William Farnsworth (1807–1888)
Pioneiro adventista, primeiro leigo adventista a guardar o sábado do sétimo dia, de Washington, New Hampshire.
Vida Inicial
William Farnsworth foi um verdadeiro pioneiro, embora não no mesmo sentido de seu trisavô Jonathan, que em 1663 se estabeleceu com seu pai, Matthias, perto da colônia de Plymouth, Massachusetts; nem como seus avós Simeon e Esther, que em 1767 decidiram se mudar com outras quinze famílias para uma área mais favorável na região que hoje é o estado de New Hampshire. Eles desbravaram perigos desconhecidos em uma terra nova e promissora; enquanto William enfrentou preconceito e tradição, isolamento e ridicularização ao decidir guardar o sábado do sétimo dia.
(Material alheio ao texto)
# HengWeiBin/CenterFusionDetect3D

Hardware: AMD Instinct MI355X
Metric: frames/sec/GPU CenterFusion forward, 3x448x800 bs=16; 1/2/4/8-GPU scaling (higher is better)
Workload: dtype f32 storage + f32 accumulate; products as split-operand MFMA passes: f16x3 backbone/neck (3 passes), heads' first 3x3 layers fp16 main term + block-scaled FP6 e2m3 cross terms (1.5 passes), heads' 1x1 layers bf16x3; 1 GPU; Centerfusion_Middle (DLA-34 + DCNv2 neck + pc_dep frustum fusion, 7+4 heads) forward + NMS/top-100 decode + 2D->3D postProcess, bs=16/GPU, 3x448x800, 50-200 radar pts/frame, random-init weights; global_batch=16, parallelism=dp1 (batch shard, async all-gather of the final boxes)

## Files before the change

centerfusiondetect3d_amd/_lib.py:

```python
import ctypes as C
import os

_PKG = os.path.dirname(os.path.abspath(__file__))
LIB_PATH = os.path.join(_PKG, "libcfhip.so")

ABI_VERSION = 7
CF_MAX_SRC = 4
CF_MAX_GROUPS = 4
ACT_NONE, ACT_RELU, ACT_SIGMOID_CLAMP, ACT_RAW_AND_SIGDEPTH = 0, 1, 2, 3
LAYOUT_NHWC, LAYOUT_NCHW = 0, 1

_f = C.c_void_p


class ConvArgs(C.Structure):
    _fields_ = [("src", _f * CF_MAX_SRC), ("src_c", C.c_int32 * CF_MAX_SRC), ("n_src", C.c_int32),
                ("B", C.c_int32), ("H", C.c_int32), ("W", C.c_int32), ("Ho", C.c_int32),
                ("Wo", C.c_int32), ("stride", C.c_int32), ("weight", _f), ("slots", _f),
                ("bias", _f), ("K_pad", C.c_int32), ("N", C.c_int32), ("N_pad", C.c_int32),
                ("residual", _f), ("res_stride", C.c_int32), ("out", _f), ("out2", _f),
                ("out_stride", C.c_int32), ("out_layout", C.c_int32), ("act", C.c_int32),
                ("precise", C.c_int32), ("out_scale", C.c_float), ("in_scale", C.c_float)]


# ... 106 lines not shown
class HeadTrainArgs(C.Structure):
    _fields_ = [("x", _f), ("x2", _f), ("x_stride", C.c_int32), ("c_x", C.c_int32), ("x2_stride", C.c_int32),
                ("c_x2", C.c_int32), ("B", C.c_int32), ("h", C.c_int32), ("w", C.c_int32), ("n_hidden", C.c_int32),
                ("hidden", C.c_int32), ("n_out", C.c_int32), ("chunk_px", C.c_int32),
                ("weight", _f * _HT_LAYERS), ("bias", _f * _HT_LAYERS), ("y", _f), ("gy", _f),
                ("gw", _f * _HT_LAYERS), ("gb", _f * _HT_LAYERS), ("workspace", _f), ("workspace_bytes", C.c_size_t)]


CF_TARGETS_MAX_OBJS = 128
CF_TARGETS_F = 20
TGT_HAS_AMODAL, TGT_HAS_ATTRIBUTES, TGT_HAS_VELOCITY, TGT_HAS_ALPHA = 1, 2, 4, 8
TGT_HAS_DEPTH, TGT_HAS_DIMENSION, TGT_HAS_LOCATION, TGT_HAS_YAW = 16, 32, 64, 128
TGT_REP3D, TGT_NORM2D, TGT_WRITE_DEPTH, TGT_WRITE_ROT, TGT_FRUSTUM = 1, 2, 4, 8, 16


class TargetsArgs(C.Structure):
    _fields_ = [("ann", _f), ("iann", _f), ("counts", _f), ("trans", _f), ("calib", _f), ("scale", _f), ("pc_dep", _f),
                ("B", C.c_int32), ("M", C.c_int32), ("C", C.c_int32), ("h", C.c_int32), ("w", C.c_int32),
                ("flags", C.c_int32), ("max_pc_dist", C.c_float),
                ("heat", _f), ("cls", _f), ("mask", _f), ("trunc_mask", _f), ("wh", _f), ("reg", _f), ("amodal_offset", _f),
                ("dimension", _f), ("depth", _f), ("rotbin", _f), ("rotres", _f), ("att", _f), ("att_mask", _f),
                ("velocity", _f), ("pc_hm", _f), ("t_bboxes", _f), ("t_scores", _f), ("t_centers", _f),
                ("t_heat_centers", _f), ("t_bboxes3d", _f), ("t_rotation", _f), ("t_att", _f), ("t_velocity", _f),
                ("workspace", _f), ("workspace_bytes", C.c_size_t)]
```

Na nova terra colonizada por Simeon e Esther, havia lagos bonitos e cerejeiras selvagens, amoreiras, mirtilos e amoras silvestres nos bosques. Os colonizadores construíram tudo o que precisavam, começando por cabanas de tora de um cômodo. Em 1776, a pequena cidade que ali cresceu foi chamada de Washington, em homenagem a George Washington. Cinco anos depois, Esther deu à luz o filho Daniel. Depois de casado, Daniel e sua esposa Patty criaram cinco rapazes robustos. William, o primogênito, nasceu em 1807, pesando pouco mais de um quilograma. Conta-se que seu pai o embrulhou na grande cafeteira da família para mantê-lo aquecido! Ele era tão pequeno que todos pensavam que morreria; foi um milagre que não morreu. Mas ele viveu — e eventualmente se tornou um homem forte de cento e dez quilos, com mais de um metro e oitenta de altura.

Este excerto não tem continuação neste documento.